Goal of the exercise:
Your answer should hold all lines of the entries that include the word "RescaleConst".

-------

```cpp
template <class Arith>
struct DevTables {
    const typename Arith::Tw* fwd;
    const typename Arith::Tw* inv;
    const typename Arith::Tw* fwd4;
    const typename Arith::Tw* inv4;
    const typename Arith::Tw* top_fwd;
    const typename Arith::Tw* top_inv;
    const InvLast<typename Arith::Tw>* top_last;
    int n_sub;
    const typename Arith::Tw* hfwd;
    const typename Arith::Tw* hinv;
    const typename Arith::Tw* htop_fwd;
    const InvLast<typename Arith::Tw>* htop_last;
    const typename Arith::Tw* qfwd;
    const typename Arith::Tw* qinv;
    const struct QuartersTop* qtop_fwd;
    const typename Arith::Tw* qtop_inv;
    const InvLast<typename Arith::Tw>* qtop_last;
    const InvLast<typename Arith::Tw>* last;
    const InvLast<typename Arith::Tw>* last2;
    const LimbConst* lc;
    int n_limbs;
    int n_active;
    unsigned long long active_map;
};

template <class TB>
DPF_HD void block_item_limb(const TB& tb, size_t blk, size_t& item, int& limb) {
    if (tb.n_active) {
        item = blk / (unsigned)tb.n_active;
        limb = (int)((tb.active_map >> (4u * (unsigned)(blk % (unsigned)tb.n_active))) & 15u);
    } else {
        item = blk / (unsigned)tb.n_limbs;
        limb = (int)(blk % (unsigned)tb.n_limbs);
    }
}

struct MixedTables {
    const void* fwd;
    const void* inv;
    const void* last;
    const LimbConst* lc;
    int n_limbs;
// ... 5 lines not shown
```

### deeppowers_amd/csrc/dpfhe_cabi.hip

```cpp
#include <dlfcn.h>
#include <hip/hip_runtime.h>

#include <algorithm>
#include <atomic>
#include <cstdio>
#include <cstdlib>
#include <cstring>
#include <mutex>
#include <new>
#include <string>
#include <type_traits>
#include <vector>

#include "../../include/dpfhe.h"
#include "base_ext.h"
#include "expand.h"
#include "plain_add.h"
#include "kernels_large.h"
#include "kernels_misc.h"
#include "launch.h"
#include "ntt_core.h"
#include "ntt_quarters.h"
#include "tables.h"

// ... 177 lines not shown
    return DPFHE_SUCCESS;
}
extern "C" int dpfhe_ctx_tune_info(const dpfhe_ctx* c, dpfhe_tune_info* out) {
    if (!c || !out) return fail(DPFHE_INVALID_ARGUMENT, "dpfhe_ctx_tune_info", "null argument");
    std::lock_guard<std::mutex> lk(c->tune_mutex);
    *out = c->tune;
    out->chosen = c->ct_mul_variant.load();
    return DPFHE_SUCCESS;
}
extern "C" int dpfhe_ctx_set_ct_mul_variant(dpfhe_ctx* c, int variant) {
    if (!c) return fail(DPFHE_INVALID_ARGUMENT, "dpfhe_ctx_set_ct_mul_variant", "null context");
    if (!ct_mul_variant_compiled(c, variant)) return fail(DPFHE_INVALID_ARGUMENT, "dpfhe_ctx_set_ct_mul_variant", "this context has no such form of the fused multiply");
    std::lock_guard<std::mutex> lk(c->tune_mutex);
    c->ct_mul_variant.store(variant);
    c->tune.chosen = variant;
    c->tune.source = DPFHE_TUNE_FORCED;
    return DPFHE_SUCCESS;
}
extern "C" const char* dpfhe_ct_mul_variant_name(int variant) {
    return variant >= 0 && variant < kCtMulVariants ? kCtMulVariantNames[variant] : "";
}

static_assert(sizeof(TwShoup) == 16 && sizeof(TwFold) == 16 && sizeof(TwF64) == 16, "the per-limb slots of the mixed tables share one stride");
struct MixedLayout { size_t o_lc, o_fwd4, o_inv4, o_fwd, o_inv, o_last, o_last2, total; };
static MixedLayout mixed_layout(int log2n, size_t L) {
    auto up = [](size_t x) { return (x + 255) & ~(size_t)255; };
    const size_t n = (size_t)1 << log2n, tab = L * n * 16;
    const bool two_geo = ntt_loge(log2n) != kFusedLoge;
    MixedLayout m;
    m.o_lc = 0; m.o_fwd4 = up(L * sizeof(LimbConst)); m.o_inv4 = up(m.o_fwd4 + tab);
    m.o_fwd = two_geo ? up(m.o_inv4 + tab) : m.o_fwd4; m.o_inv = two_geo ? up(m.o_fwd + tab) : m.o_inv4;
    m.o_last = up(m.o_inv + tab); m.o_last2 = up(m.o_last + L * 32); m.total = up(m.o_last2 + L * 32);
    return m;
}
template <class Tw, class MakeTw>
static void fill_mixed_limb(std::vector<unsigned char>& blob, const MixedLayout& m, int log2n, size_t l, const HostLimbTables& t, LimbClass cls, MakeTw make_tw) {
    static_assert(sizeof(Tw) == 16 && sizeof(InvLast<Tw>) == 32, "slot sizes");
    const size_t n = (size_t)1 << log2n;
    const u64 q = t.lc.q;
    const LimbConst lc = limb_const_of_class(t.lc, cls);
    std::memcpy(&blob[m.o_lc + l * sizeof(LimbConst)], &lc, sizeof(LimbConst));
    auto pack = [&](const std::vector<u64>& words, int loge, size_t off) {
        std::vector<Tw> tw(words.size());
        for (size_t i = 0; i < words.size(); ++i) tw[i] = make_tw(words[i], q);
        permute_window0(tw, log2n, loge, geo_perm_stages(log2n, loge));
        std::memcpy(&blob[off], tw.data(), tw.size() * sizeof(Tw));
    };
    pack(t.rp, kFusedLoge, m.o_fwd4 + l * n * 16);
    pack(t.irp, kFusedLoge, m.o_inv4 + l * n * 16);
    if (m.o_fwd != m.o_fwd4) { pack(t.rp, ntt_loge(log2n), m.o_fwd + l * n * 16); pack(t.irp, ntt_loge(log2n), m.o_inv + l * n * 16); }
    reinterpret_cast<InvLast<Tw>*>(&blob[m.o_last])[l] = InvLast<Tw>{make_tw(t.w_last, q), make_tw(t.lc.ninv, q)};
    const u64 sinv = cls == kClassFoldScaled ? h_powmod((1ull << fold_scaled_shift(q)) % q, q - 2, q) : 1;
    reinterpret_cast<InvLast<Tw>*>(&blob[m.o_last2])[l] = InvLast<Tw>{make_tw(h_mulmod(t.w_last, sinv, q), q), make_tw(h_mulmod(t.lc.ninv, sinv, q), q)};
}
template <class Arith>
static DevTables<Arith> mixed_view(const unsigned char* b, const MixedLayout& m, size_t L) {
    typedef typename Arith::Tw Tw;
    DevTables<Arith> tb{};
    tb.lc = reinterpret_cast<const LimbConst*>(b + m.o_lc);
    tb.fwd = reinterpret_cast<const Tw*>(b + m.o_fwd); tb.inv = reinterpret_cast<const Tw*>(b + m.o_inv);
    tb.fwd4 = reinterpret_cast<const Tw*>(b + m.o_fwd4); tb.inv4 = reinterpret_cast<const Tw*>(b + m.o_inv4);
    tb.last = reinterpret_cast<const InvLast<Tw>*>(b + m.o_last);
    tb.last2 = reinterpret_cast<const InvLast<Tw>*>(b + m.o_last2);
    tb.n_sub = 1;
    tb.n_limbs = (int)L;
    return tb;
}

extern "C" int dpfhe_ctx_create(dpfhe_ctx** out, uint32_t log2_n, uint32_t n_limbs, const uint64_t* moduli,
                                const uint64_t* psi, int device_id) {
    if (!out || !moduli || !psi) return fail(DPFHE_INVALID_ARGUMENT, "dpfhe_ctx_create", "null argument");
    if (log2_n < 8 || log2_n > (uint32_t)kMaxLog2N) return fail(DPFHE_INVALID_ARGUMENT, "dpfhe_ctx_create", "log2_n must be in [8, 16]");
    if (n_limbs == 0 || n_limbs > 1024) return fail(DPFHE_INVALID_ARGUMENT, "dpfhe_ctx_create", "n_limbs must be in [1, 1024]");
    const size_t n = (size_t)1 << log2_n, L = n_limbs;
    std::vector<HostLimbTables> ht(L);
    bool fold = true;
    for (size_t l = 0; l < L; ++l) {
        if (!h_is_prime(moduli[l])) return fail(DPFHE_INVALID_ARGUMENT, "dpfhe_ctx_create", "modulus is not prime");
        int rc = build_limb_tables((int)log2_n, moduli[l], psi[l], ht[l]);
        if (rc) return fail(rc, "dpfhe_ctx_create", "modulus must be < 2^60 and 1 mod 2N, psi a primitive 2N-th root");
        fold = fold && fold_eligible(moduli[l]);
    }
    int ndev = 0;
    HIP_TRY(hipGetDeviceCount(&ndev));
    if (device_id < 0 || device_id >= ndev) return fail(DPFHE_INVALID_ARGUMENT, "dpfhe_ctx_create", "no such device");
    int prev = 0;
// ... 3 lines not shown
    dpfhe_ctx* c = new (std::nothrow) dpfhe_ctx;
    if (!c) return fail(DPFHE_OUT_OF_MEMORY, "dpfhe_ctx_create", "host allocation");
    c->log2n = log2_n; c->n_limbs = n_limbs; c->device = device_id; c->fold = fold; c->p_special = moduli[L - 1];
    c->moduli.assign(moduli, moduli + L);
    { int cus = 0; if (hipDeviceGetAttribute(&cus, hipDeviceAttributeMultiprocessorCount, device_id) == hipSuccess && cus > 0) c->n_cu = cus; }

    auto up = [](size_t x) { return (x + 255) & ~(size_t)255; };
    const size_t tw_sz = fold ? sizeof(TwFold) : sizeof(TwShoup);
    const int log_n1 = split_log_n1((int)log2_n), log_n2 = (int)log2_n - log_n1;
    const size_t n_sub = (size_t)1 << log_n1, n2 = (size_t)1 << log_n2;
    const int loge_ntt = ntt_loge(log_n2);
    const bool split = log_n1 > 0, two_geo = !split && loge_ntt != kFusedLoge;
    const size_t tab = L * n * tw_sz;
    const size_t o_lc = 0, o_fwd4 = up(o_lc + L * sizeof(LimbConst)), o_inv4 = up(o_fwd4 + tab),
                 o_fwd = two_geo ? up(o_inv4 + tab) : o_fwd4, o_inv = two_geo ? up(o_fwd + tab) : o_inv4,
                 o_last = up(o_inv + tab), o_top_fwd = up(o_last + L * n_sub * 2 * tw_sz), o_top_inv = up(o_top_fwd + L * n_sub * tw_sz),
                 o_top_last = up(o_top_inv + L * n_sub * tw_sz), o_resc = up(o_top_last + L * 2 * tw_sz);
    const bool halves = log2_n == 13 && fold;
    const size_t o_hfwd = up(o_resc + L * sizeof(RescaleConst)), o_hinv = halves ? up(o_hfwd + tab) : o_hfwd, o_htop_fwd = halves ? up(o_hinv + tab) : o_hfwd,
                 o_htop_last = halves ? up(o_htop_fwd + L * tw_sz) : o_hfwd, o_q0 = halves ? up(o_htop_last + L * 2 * tw_sz) : o_hfwd;
    const bool quarters = log2_n == 14 && fold;
    const size_t o_qfwd = o_q0, o_qinv = quarters ? up(o_qfwd + tab) : o_q0, o_qtop_fwd = quarters ? up(o_qinv + tab) : o_q0,
                 o_qtop_inv = quarters ? up(o_qtop_fwd + L * sizeof(QuartersTop)) : o_q0, o_qtop_last = quarters ? up(o_qtop_inv + L * 2 * tw_sz) : o_q0,
                 total = quarters ? up(o_qtop_last + L * 2 * tw_sz) : o_q0;
    std::vector<unsigned char> blob(total, 0);
    auto fill = [&](auto tw_tag) {
        typedef decltype(tw_tag) Tw;
        for (size_t l = 0; l < L; ++l) {
            const u64 q = moduli[l];
            auto pack = [&](const std::vector<u64>& words, int logn_tab, int loge, size_t off) {
                std::vector<Tw> t(words.size());
                for (size_t i = 0; i < words.size(); ++i) t[i] = h_make_tw<Tw>(words[i], q);
                permute_window0(t, logn_tab, loge, geo_perm_stages(logn_tab, loge));
                std::memcpy(&blob[off], t.data(), t.size() * sizeof(Tw));
            };
            InvLast<Tw>* lasts = reinterpret_cast<InvLast<Tw>*>(&blob[o_last]);
            if (!split) {
                for (int geo = 0; geo < (two_geo ? 2 : 1); ++geo) {
                    const int loge = geo ? loge_ntt : kFusedLoge;
                    pack(ht[l].rp, (int)log2_n, loge, (geo ? o_fwd : o_fwd4) + l * n * tw_sz);
                    pack(ht[l].irp, (int)log2_n, loge, (geo ? o_inv : o_inv4) + l * n * tw_sz);
                }
                lasts[l] = InvLast<Tw>{h_make_tw<Tw>(ht[l].w_last, q), h_make_tw<Tw>(ht[l].lc.ninv, q)};
                if constexpr (std::is_same<Tw, TwFold>::value) {
                    if (quarters) {
                        for (size_t r = 0; r < 4; ++r) {
                            pack(subtree_table(ht[l].rp, 14, 2, r), 12, 4, o_qfwd + (l * 4 + r) * (n / 4) * tw_sz);
                            pack(subtree_table(ht[l].irp, 14, 2, r), 12, 4, o_qinv + (l * 4 + r) * (n / 4) * tw_sz);
                        }
                        reinterpret_cast<QuartersTop*>(&blob[o_qtop_fwd])[l] = QuartersTop{h_tw_fold(ht[l].rp[1], q), h_tw_fold(ht[l].rp[2], q), h_tw_fold(ht[l].rp[3], q)};
                        reinterpret_cast<TwFold*>(&blob[o_qtop_inv])[2 * l] = h_tw_fold(ht[l].irp[2], q);
                        reinterpret_cast<TwFold*>(&blob[o_qtop_inv])[2 * l + 1] = h_tw_fold(ht[l].irp[3], q);
                        reinterpret_cast<InvLast<TwFold>*>(&blob[o_qtop_last])[l] = InvLast<TwFold>{h_tw_fold(ht[l].w_last, q), h_tw_fold(ht[l].lc.ninv, q)};
                    }
                }
                if (halves) {
                    for (size_t r = 0; r < 2; ++r) {
                        pack(subtree_table(ht[l].rp, 13, 1, r), 12, 4, o_hfwd + (l * 2 + r) * (n / 2) * tw_sz);
                        pack(subtree_table(ht[l].irp, 13, 1, r), 12, 4, o_hinv + (l * 2 + r) * (n / 2) * tw_sz);
                    }
                    reinterpret_cast<Tw*>(&blob[o_htop_fwd])[l] = h_make_tw<Tw>(ht[l].rp[1], q);
                    reinterpret_cast<InvLast<Tw>*>(&blob[o_htop_last])[l] = lasts[l];
                }
            } else {
                for (size_t r = 0; r < n_sub; ++r) {
                    const std::vector<u64> f = subtree_table(ht[l].rp, (int)log2_n, log_n1, r), v = subtree_table(ht[l].irp, (int)log2_n, log_n1, r);
                    pack(f, log_n2, loge_ntt, o_fwd + (l * n_sub + r) * n2 * tw_sz);
// ... 21 lines not shown
    }
    hipError_t e = hipMalloc(&c->d_blob, total);
    if (e == hipSuccess) e = hipMemcpy(c->d_blob, blob.data(), total, hipMemcpyHostToDevice);
    if (e != hipSuccess) {
        if (c->d_blob) (void)hipFree(c->d_blob);
        delete c;
        (void)hipSetDevice(prev);
        return fail(e == hipErrorOutOfMemory ? DPFHE_OUT_OF_MEMORY : DPFHE_DEVICE_ERROR, "dpfhe_ctx_create: table upload", hipGetErrorString(e));
    }
    unsigned char* d = static_cast<unsigned char*>(c->d_blob);
    c->d_rescale = reinterpret_cast<const RescaleConst*>(d + o_resc);
    if (fold) {
        c->foldt.lc = reinterpret_cast<const LimbConst*>(d + o_lc);
        c->foldt.fwd = reinterpret_cast<const TwFold*>(d + o_fwd);
        c->foldt.inv = reinterpret_cast<const TwFold*>(d + o_inv);
        c->foldt.fwd4 = reinterpret_cast<const TwFold*>(d + o_fwd4);
        c->foldt.inv4 = reinterpret_cast<const TwFold*>(d + o_inv4);
        c->foldt.last = reinterpret_cast<const InvLast<TwFold>*>(d + o_last);
        c->foldt.top_fwd = reinterpret_cast<const TwFold*>(d + o_top_fwd);
        c->foldt.top_inv = reinterpret_cast<const TwFold*>(d + o_top_inv);
        c->foldt.top_last = reinterpret_cast<const InvLast<TwFold>*>(d + o_top_last);
        c->foldt.n_sub = (int)n_sub;
        c->foldt.n_limbs = (int)n_limbs;
        if (quarters) {
            c->foldt.qfwd = reinterpret_cast<const TwFold*>(d + o_qfwd); c->foldt.qinv = reinterpret_cast<const TwFold*>(d + o_qinv);
            c->foldt.qtop_fwd = reinterpret_cast<const QuartersTop*>(d + o_qtop_fwd); c->foldt.qtop_inv = reinterpret_cast<const TwFold*>(d + o_qtop_inv);
            c->foldt.qtop_last = reinterpret_cast<const InvLast<TwFold>*>(d + o_qtop_last);
        }
        if (halves) {
            c->foldt.hfwd = reinterpret_cast<const TwFold*>(d + o_hfwd); c->foldt.hinv = reinterpret_cast<const TwFold*>(d + o_hinv);
            c->foldt.htop_fwd = reinterpret_cast<const TwFold*>(d + o_htop_fwd); c->foldt.htop_last = reinterpret_cast<const InvLast<TwFold>*>(d + o_htop_last);
        }
    } else {
        c->shoup.lc = reinterpret_cast<const LimbConst*>(d + o_lc);
        c->shoup.fwd = reinterpret_cast<const TwShoup*>(d + o_fwd);
        c->shoup.inv = reinterpret_cast<const TwShoup*>(d + o_inv);
        c->shoup.fwd4 = reinterpret_cast<const TwShoup*>(d + o_fwd4);
        c->shoup.inv4 = reinterpret_cast<const TwShoup*>(d + o_inv4);
        c->shoup.last = reinterpret_cast<const InvLast<TwShoup>*>(d + o_last);
        c->shoup.top_fwd = reinterpret_cast<const TwShoup*>(d + o_top_fwd);
        c->shoup.top_inv = reinterpret_cast<const TwShoup*>(d + o_top_inv);
        c->shoup.top_last = reinterpret_cast<const InvLast<TwShoup>*>(d + o_top_last);
        c->shoup.n_sub = (int)n_sub;
        c->shoup.n_limbs = (int)n_limbs;
        if (halves) {
            c->shoup.hfwd = reinterpret_cast<const TwShoup*>(d + o_hfwd); c->shoup.hinv = reinterpret_cast<const TwShoup*>(d + o_hinv);
// ... 1302 lines not shown
```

-------

Written response:
    const size_t o_hfwd = up(o_resc + L * sizeof(RescaleConst)), o_hinv = halves ? up(o_hfwd + tab) : o_hfwd, o_htop_fwd = halves ? up(o_hinv + tab) : o_hfwd,
    c->d_rescale = reinterpret_cast<const RescaleConst*>(d + o_resc);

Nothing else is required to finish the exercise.